INSTRUCTIONS TO FOLLOW —
Take the lines below beginning at the line that has "(TAIL == 1)" and stopping after the line that has "for (int pl", and print them exactly as they are, with no other lines.
--- DATASET EXTRACT ---
template <int BN, bool RES, bool RELU, bool PRO, int TERMS, int SRC, bool UNIT = false, int UX = 0>
__global__ __launch_bounds__(256, OPA_X3_WGS) void gemm_f32x3_bias_act_kernel(
        const float* __restrict__ A, const unsigned short* __restrict__ W3, const float* __restrict__ bias,
        const float* __restrict__ res, float* __restrict__ out, int M, int N, int K, const float* __restrict__ a_bias,
        const X3Second sec) {
    constexpr int WN = BN / 2;
    constexpr int NT = WN / 32;
    constexpr int LDS_A = kX3BM * kX3Pitch, LDS_B = BN * kX3Pitch;
#ifndef OPA_X3_PAD_LDS
#define OPA_X3_PAD_LDS 0
#endif
    constexpr int STAGE_BYTES = 3 * (LDS_A + LDS_B) * 2 + OPA_X3_PAD_LDS;
    constexpr int EPI_BYTES = 4 * 32 * WN * 4;
    constexpr int SMEM_BYTES = STAGE_BYTES > EPI_BYTES ? STAGE_BYTES : EPI_BYTES;
    __shared__ __attribute__((aligned(16))) unsigned char smem[SMEM_BYTES + (RES && !UNIT ? BN * 4 : 0)];
    unsigned short* sA = reinterpret_cast<unsigned short*>(smem);
    unsigned short* sB = sA + 3 * LDS_A;

    const int tid = threadIdx.x, lane = tid & 63, wave = tid >> 6;
    const int wm = wave >> 1, wn = wave & 1;
    const int n_tiles = N / BN;
    const unsigned nwg = gridDim.x, xcd = blockIdx.x & 7u, in_xcd = blockIdx.x >> 3;
    const unsigned q = nwg >> 3, r8 = nwg & 7u;
    const unsigned logical = (xcd < r8 ? xcd * (q + 1) : r8 * (q + 1) + (xcd - r8) * q) + in_xcd;
    const int m0 = (int)(logical / n_tiles) * kX3BM;
    const int n0 = (int)(logical % n_tiles) * BN;

    constexpr int NL = OPA_X3_ONE_ACC ? 1 : 2;
    f32x16_t acc[2][NT], low_[NL][NT];
    f32x16_t (&low)[2][NT] = OPA_X3_ONE_ACC ? acc : reinterpret_cast<f32x16_t (&)[2][NT]>(low_);
#pragma unroll
    for (int i = 0; i < 2; i++)
#pragma unroll
        for (int j = 0; j < NT; j++)
#pragma unroll
            for (int r = 0; r < 16; r++) { acc[i][j][r] = 0.0f; if (!OPA_X3_ONE_ACC) low[i][j][r] = 0.0f; }

    constexpr int VA = kX3BK / 4;
    constexpr int RPP = 256 / VA;
    constexpr int NPA = kX3BM / RPP;
    constexpr int WQ = kX3BK / 8;
    const int s_row = tid / VA, s_col = (tid % VA) * 4;
    constexpr int WTOT = 3 * BN * WQ;
    constexpr int WV = (WTOT + 255) / 256;
    f32x4_t ra0[NPA], ra1[NPA];
    u32x4_t rb[WV];
    constexpr bool TWO = SRC == 1, TAPS = SRC == 2;
    const int rows_here = M - m0 < kX3BM ? M - m0 : kX3BM;
    const int KA = TWO ? sec.K1 : TAPS ? sec.C : UNIT ? sec.lda : K;
    const int shift = TAPS && !sec.padded ? sec.dil * (sec.wi + 1) * sec.pix : 0;
    const float* a1_base = TAPS ? A - (size_t)shift : A + (size_t)m0 * KA;
    const int a1_bytes = TAPS ? (int)(((size_t)sec.batch * sec.hi_wi * sec.pix + shift) * 4)
                       : UNIT ? (int)(((size_t)(rows_here - 1) * KA + sec.k_real) * 4) : (int)((size_t)rows_here * KA * 4);
    const __amdgpu_buffer_rsrc_t a_rsrc = __builtin_amdgcn_make_buffer_rsrc(const_cast<float*>(a1_base), 0, a1_bytes, 0x00020000);
    const int K2 = K - KA;
    auto in_row = [&](int m) -> long long {
        const int b = m / sec.ho_wo, r = m - b * sec.ho_wo, oy = r / sec.wo, ox = r - oy * sec.wo;
        return (long long)b * sec.hi_wi + (long long)oy * sec.stride * sec.wi + (long long)ox * sec.stride;
    };
    long long row0_2 = 0;
    const float* a2_base = nullptr;
    int a2_bytes = 0;
    unsigned pa2[NPA];
    if constexpr (TWO) {
        row0_2 = in_row(__builtin_amdgcn_readfirstlane(m0));
        const int m_end = m0 + rows_here - 1;
        a2_base = sec.A2 + (size_t)row0_2 * K2;
        a2_bytes = (int)((size_t)(in_row(__builtin_amdgcn_readfirstlane(m_end)) - row0_2 + 1) * K2 * 4);
    }
    const __amdgpu_buffer_rsrc_t w_rsrc = __builtin_amdgcn_make_buffer_rsrc(
        const_cast<unsigned short*>(W3 + (size_t)n0 * K), 0, (int)(((size_t)3 * N - n0) * K * 2), 0x00020000);
    unsigned pa[NPA], pb[WV];
    unsigned vmask[NPA];
    int sb_off[WV];
#pragma unroll
    for (int p = 0; p < NPA; p++) {
        int m = m0 + p * RPP + s_row;
        if (m > M - 1) m = M - 1;
        pa[p] = ((unsigned)(m - m0) * (unsigned)KA + (unsigned)s_col) * 4u;
        vmask[p] = 0u;
        if constexpr (TAPS) {
            const int b = m / sec.ho_wo, r = m - b * sec.ho_wo, oy = r / sec.wo, ox = r - oy * sec.wo;
            pa[p] = (unsigned)((long long)b * sec.hi_wi + (long long)oy * sec.stride * sec.wi + (long long)ox * sec.stride) * (unsigned)sec.pix * 4u
                    + (unsigned)s_col * 4u;
            if (sec.padded) vmask[p] = 0xffffffffu;
            else
                for (int t = 0; t < sec.ntaps; t++) {
                    const int iy = oy * sec.stride - sec.dil + sec.dil * (t / sec.taps_x), ix = ox * sec.stride - sec.dil + sec.dil * (t % sec.taps_x);
                    if (iy >= 0 && iy < sec.hi && ix >= 0 && ix < sec.wi) vmask[p] |= 1u << t;
                }
        }
        if constexpr (TWO) pa2[p] = ((unsigned)(in_row(m) - row0_2) * (unsigned)K2 + (unsigned)s_col) * 4u;
    }
#pragma unroll
    for (int t = 0; t < WV; t++) {
        const int v = t * 256 + tid < WTOT ? t * 256 + tid : WTOT - 1;
        const int plane = v / (BN * WQ), rem = v - plane * (BN * WQ), row = rem / WQ, c = (rem % WQ) * 8;
        pb[t] = (((unsigned)plane * (unsigned)N + (unsigned)row) * (unsigned)K + (unsigned)c) * 2u;
        sb_off[t] = plane * LDS_B + x3_lds(row, c);
    }
    auto fetch_a = [&](f32x4_t (&ra)[NPA], int k0) {
        if constexpr (TAPS) {
            const int t = k0 / KA, kc = k0 - t * KA;
            const int soff = (int)((((unsigned)(sec.dil * (t / sec.taps_x)) * (unsigned)sec.wi + (unsigned)(sec.dil * (t % sec.taps_x))) * (unsigned)sec.pix + (unsigned)kc) * 4u);
#pragma unroll
            for (int p = 0; p < NPA; p++)
                ra[p] = __builtin_bit_cast(f32x4_t, __builtin_amdgcn_raw_buffer_load_b128(a_rsrc, (vmask[p] >> t) & 1u ? pa[p] : 0xFFFFFFF0u, soff, 0));
        } else if constexpr (TWO) {
            const bool second = k0 >= KA;
            const __amdgpu_buffer_rsrc_t rs = __builtin_amdgcn_make_buffer_rsrc(
                const_cast<float*>(second ? a2_base : a1_base), 0, second ? a2_bytes : a1_bytes, 0x00020000);
            const int ks = (second ? k0 - KA : k0) * 4;
#pragma unroll
            for (int p = 0; p < NPA; p++)
                ra[p] = __builtin_bit_cast(f32x4_t, __builtin_amdgcn_raw_buffer_load_b128(rs, second ? pa2[p] : pa[p], ks, 0));
        } else if constexpr (UNIT) {
#pragma unroll
            for (int p = 0; p < NPA; p++) {
                const f32x2_t lo = __builtin_bit_cast(f32x2_t, __builtin_amdgcn_raw_buffer_load_b64(a_rsrc, pa[p], k0 * 4, 0));
                const f32x2_t hi = __builtin_bit_cast(f32x2_t, __builtin_amdgcn_raw_buffer_load_b64(a_rsrc, pa[p] + 8u, k0 * 4, 0));
                ra[p] = (f32x4_t){lo[0], lo[1], hi[0], hi[1]};
            }
        } else {
#pragma unroll
            for (int p = 0; p < NPA; p++) ra[p] = __builtin_bit_cast(f32x4_t, __builtin_amdgcn_raw_buffer_load_b128(a_rsrc, pa[p], k0 * 4, 0));
        }
        if (PRO) {
            const f32x4_t ab = *reinterpret_cast<const f32x4_t*>(a_bias + k0 + s_col);
#pragma unroll
            for (int p = 0; p < NPA; p++)
#pragma unroll
                for (int e = 0; e < 4; e++) ra[p][e] = fmaxf(ra[p][e] + ab[e], 0.0f);
        }
    };
    auto fetch_b = [&](int k0) {
#pragma unroll
        for (int t = 0; t < WV; t++) rb[t] = __builtin_bit_cast(u32x4_t, __builtin_amdgcn_raw_buffer_load_b128(w_rsrc, pb[t], k0 * 2, 0));
    };
    auto store = [&](const f32x4_t (&ra)[NPA], int kt) {
#pragma unroll
        for (int p = 0; p < NPA; p++) {
            u32x2_t p1, p2, p3;
            if (OPA_X3_DIAG == 1) { p1[0] = __float_as_uint(ra[p][0]); p1[1] = __float_as_uint(ra[p][2]); p2 = p1; p3 = p1; }
            else if constexpr (UNIT) {
                const bool in0 = kt + s_col < sec.k_real, in1 = kt + s_col + 2 < sec.k_real;
                const f32x4_t v = {in0 ? ra[p][0] : 0.0f, in0 ? ra[p][1] : 0.0f, in1 ? ra[p][2] : 0.0f, in1 ? ra[p][3] : 0.0f};
                split4(v, p1, p2, p3);
            }
            else split4(ra[p], p1, p2, p3);
            unsigned short* d = sA + x3_lds(p * RPP + s_row, s_col);
            *reinterpret_cast<u32x2_t*>(d) = p1;
            *reinterpret_cast<u32x2_t*>(d + LDS_A) = p2;
            *reinterpret_cast<u32x2_t*>(d + 2 * LDS_A) = p3;
        }
#pragma unroll
        for (int t = 0; t < WV; t++)
            if (WTOT % 256 == 0 || t * 256 + tid < WTOT) *reinterpret_cast<u32x4_t*>(sB + sb_off[t]) = rb[t];
    };
    constexpr int VEC_PER_ROW = WN / 4;
    constexpr int VPL = 32 * VEC_PER_ROW / 64;
    constexpr int VRA = 1;
    constexpr bool TAIL_RES = RES && !UNIT;
    f32x4_t rres[2][TAIL_RES ? VPL : 1];
    auto fetch_res = [&](int i, int t_begin, int t_end) {
        if constexpr (TAIL_RES) {
            const __amdgpu_buffer_rsrc_t r_rsrc = __builtin_amdgcn_make_buffer_rsrc(
                const_cast<float*>(res + (size_t)m0 * N + n0), 0, (int)(((size_t)(rows_here - 1) * N + BN) * 4), 0x00020000);
            const int lrow = wm * 64 + lane / VEC_PER_ROW;
            const unsigned off = ((unsigned)lrow * (unsigned)N + (unsigned)(wn * WN + (lane % VEC_PER_ROW) * 4)) * 4u;
#pragma unroll
            for (int t = t_begin; t < t_end; t++) {
                const int urow = i * 32 + t * (64 / VEC_PER_ROW);
                rres[i][t] = __builtin_bit_cast(f32x4_t, __builtin_amdgcn_raw_buffer_load_b128(
                    r_rsrc, lrow < rows_here - urow ? off : 0xFFFFFFF0u, urow * N * 4, 0));
            }
        }
    };
    int frag_a[kX3BK / 16], frag_b[kX3BK / 16];
    if constexpr (TAIL_RES) {
#pragma unroll
        for (int h = 0; h < kX3BK / 16; h++) {
            frag_a[h] = 2 * x3_lds(wm * 64 + (lane & 31), h * 16 + (lane >> 5) * 8);
            frag_b[h] = 2 * x3_lds(wn * WN + (lane & 31), h * 16 + (lane >> 5) * 8);
            asm volatile("" : "+v"(frag_a[h]), "+v"(frag_b[h]));
        }
    }
    auto step = [&](auto tail, int k0, f32x4_t (&cur)[NPA], f32x4_t (&nxt)[NPA]) {
        constexpr int TAIL = decltype(tail)::value;
        const bool more = TAIL == 1 || (TAIL == 0 && k0 + kX3BK < K);
        const int k_last = K - kX3BK;
        if constexpr (TAIL == 0) {
            fetch_b(k0 + kX3BK < k_last ? k0 + kX3BK : k_last);
            fetch_a(nxt, k0 + 2 * kX3BK < k_last ? k0 + 2 * kX3BK : k_last);
        } else if constexpr (TAIL == 1) {
            fetch_b(k_last);
            fetch_res(0, 0, VRA);
        } else {
            fetch_res(0, VRA, VPL);
        }
        __builtin_amdgcn_sched_barrier(0);
#pragma unroll
        for (int kk = 0; kk < kX3BK; kk += 16) {
            bf16x8_t fa[3][2], fb[3][NT];
            const int kh = OPA_X3_DIAG == 4 ? 0 : kk / 16;
            const int kof = kh * 16 + (lane >> 5) * 8;
#pragma unroll
            for (int pl = 0; pl < 3; pl++) {
#pragma unroll
                for (int i = 0; i < 2; i++)
                    fa[pl][i] = *reinterpret_cast<const bf16x8_t*>(TAIL_RES ? reinterpret_cast<const unsigned short*>(smem + frag_a[kh]) + (pl * LDS_A + i * 32 * kX3Pitch)
                                                                       : sA + pl * LDS_A + x3_lds(wm * 64 + i * 32 + (lane & 31), kof));
#pragma unroll
                for (int j = 0; j < NT; j++)
                    fb[pl][j] = *reinterpret_cast<const bf16x8_t*>(TAIL_RES ? reinterpret_cast<const unsigned short*>(smem + frag_b[kh]) + (3 * LDS_A + pl * LDS_B + j * 32 * kX3Pitch)
                                                                       : sB + pl * LDS_B + x3_lds(wn * WN + j * 32 + (lane & 31), kof));
            }
#pragma unroll
            for (int i = 0; i < 2; i++)
#pragma unroll
                for (int j = 0; j < NT; j++)
                    acc[i][j] = __builtin_amdgcn_mfma_f32_32x32x16_bf16(fa[0][i], fb[0][j], acc[i][j], 0, 0, 0);
#pragma unroll
            for (int s = 4; s >= 1; s--) {
                if ((TERMS == 6 && s > 2) || OPA_X3_DIAG == 3) continue;
#pragma unroll
                for (int pa_ = 0; pa_ < 3; pa_++) {
                    const int pb_ = s - pa_;
                    if (pb_ < 0 || pb_ > 2) continue;
#pragma unroll
                    for (int i = 0; i < 2; i++)
#pragma unroll
                        for (int j = 0; j < NT; j++)
                            low[i][j] = __builtin_amdgcn_mfma_f32_32x32x16_bf16(fa[pa_][i], fb[pb_][j], low[i][j], 0, 0, 0);
                }
            }
        }
        __syncthreads();
        if (more && (OPA_X3_DIAG != 2 || cur[0][0] == 12345.678f)) store(cur, k0 + kX3BK);
        __syncthreads();
    };
    fetch_b(0);
    fetch_a(ra0, 0);
    if constexpr (TAIL_RES) {
        if (tid < BN) reinterpret_cast<float*>(smem + SMEM_BYTES)[tid] = bias[n0 + tid];
    }
    store(ra0, 0);
    __syncthreads();
    fetch_a(ra1, kX3BK);
    constexpr std::integral_constant<int, 0> any_step{};
    if constexpr (TAIL_RES) {
        int k0 = 0;
        for (; k0 < K - 2 * kX3BK; k0 += 2 * kX3BK) {
            step(any_step, k0, ra1, ra0);
            step(any_step, k0 + kX3BK, ra0, ra1);
        }
        step(std::integral_constant<int, 1>{}, k0, ra1, ra0);
        step(std::integral_constant<int, 2>{}, k0 + kX3BK, ra0, ra1);
    } else {
        for (int k0 = 0; k0 < K; k0 += 2 * kX3BK) {
            step(any_step, k0, ra1, ra0);
            step(any_step, k0 + kX3BK, ra0, ra1);
        }
    }
    if constexpr (UNIT) {
        x3_unit_epilogue<BN, RES, RELU, UX>(reinterpret_cast<float*>(smem), acc, low, bias, res, out, M, m0, n0, lane, wave, sec.ldp, sec.n_real,
                                            sec.act, sec.act_param);
        return;
    }

    float* patch = reinterpret_cast<float*>(smem) + wave * (32 * WN);
    if constexpr (TAIL_RES) {
        fetch_res(1, 0, VPL);
        __builtin_amdgcn_sched_barrier(0);
    }
#pragma unroll
    for (int i = 0; i < 2; i++) {
#pragma unroll
        for (int j = 0; j < NT; j++) {
            const int col = j * 32 + (lane & 31);
            const float b = TAIL_RES ? reinterpret_cast<const float*>(smem + SMEM_BYTES)[wn * WN + col] : bias[n0 + wn * WN + col];
#pragma unroll
            for (int r = 0; r < 16; r++) {
                const int row = (r & 3) + 8 * (r >> 2) + 4 * (lane >> 5);
                patch[row * WN + col] = (OPA_X3_ONE_ACC ? acc[i][j][r] : acc[i][j][r] + low[i][j][r]) + b;
            }
        }
        __builtin_amdgcn_fence(__ATOMIC_ACQ_REL, "wavefront");
        __builtin_amdgcn_wave_barrier();
#pragma unroll
        for (int t = 0; t < VPL; t++) {
            const int v = t * 64 + lane;
            const int row = v / VEC_PER_ROW, c4 = (v % VEC_PER_ROW) * 4;
            const int m = m0 + wm * 64 + i * 32 + row;
            if (m < M) {
                f32x4_t f = *reinterpret_cast<const f32x4_t*>(patch + row * WN + c4);
                if constexpr (TAIL_RES) f += rres[i][t];
                if (RELU) {
#pragma unroll
                    for (int e = 0; e < 4; e++) f[e] = fmaxf(f[e], 0.0f);
                }
                *reinterpret_cast<f32x4_t*>(out + (size_t)m * N + n0 + wn * WN + c4) = f;
            }
        }
        __builtin_amdgcn_fence(__ATOMIC_ACQ_REL, "wavefront");
        __builtin_amdgcn_wave_barrier();
        asm volatile("" ::: "memory");
    }
}

#if OPA_X3_BK == 32 && OPA_X3_SWIZZLE && !OPA_X3_ONE_ACC && OPA_X3_DIAG == 0
#define OPA_X3_HAS_WIDE 1
constexpr int kX3WideBN = 256, kX3WideThreads = 512;
constexpr int kX3WideStageBytes = 3 * (kX3BM + kX3WideBN) * kX3Pitch * 2;
constexpr int kX3WideLdsBytes = 2 * kX3WideStageBytes + kX3WideBN * 4;
constexpr unsigned kX3WideCUs = 256;
constexpr int kX3WideMinKRes = 768;
constexpr bool x3_wide_pays(unsigned long long wide_blocks, bool res, int K) {
    if (res && K < kX3WideMinKRes) return false;
    const unsigned long long rounds = (wide_blocks + kX3WideCUs - 1) / kX3WideCUs;
    return wide_blocks >= 2 * kX3WideCUs && rounds * kX3WideCUs * 15 <= (wide_blocks + kX3WideCUs / 4) * 16;
}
---
OUTPUT BELOW —
        } else if constexpr (TAIL == 1) {
            fetch_b(k_last);
            fetch_res(0, 0, VRA);
        } else {
            fetch_res(0, VRA, VPL);
        }
        __builtin_amdgcn_sched_barrier(0);
#pragma unroll
        for (int kk = 0; kk < kX3BK; kk += 16) {
            bf16x8_t fa[3][2], fb[3][NT];
            const int kh = OPA_X3_DIAG == 4 ? 0 : kk / 16;
            const int kof = kh * 16 + (lane >> 5) * 8;
#pragma unroll
            for (int pl = 0; pl < 3; pl++) {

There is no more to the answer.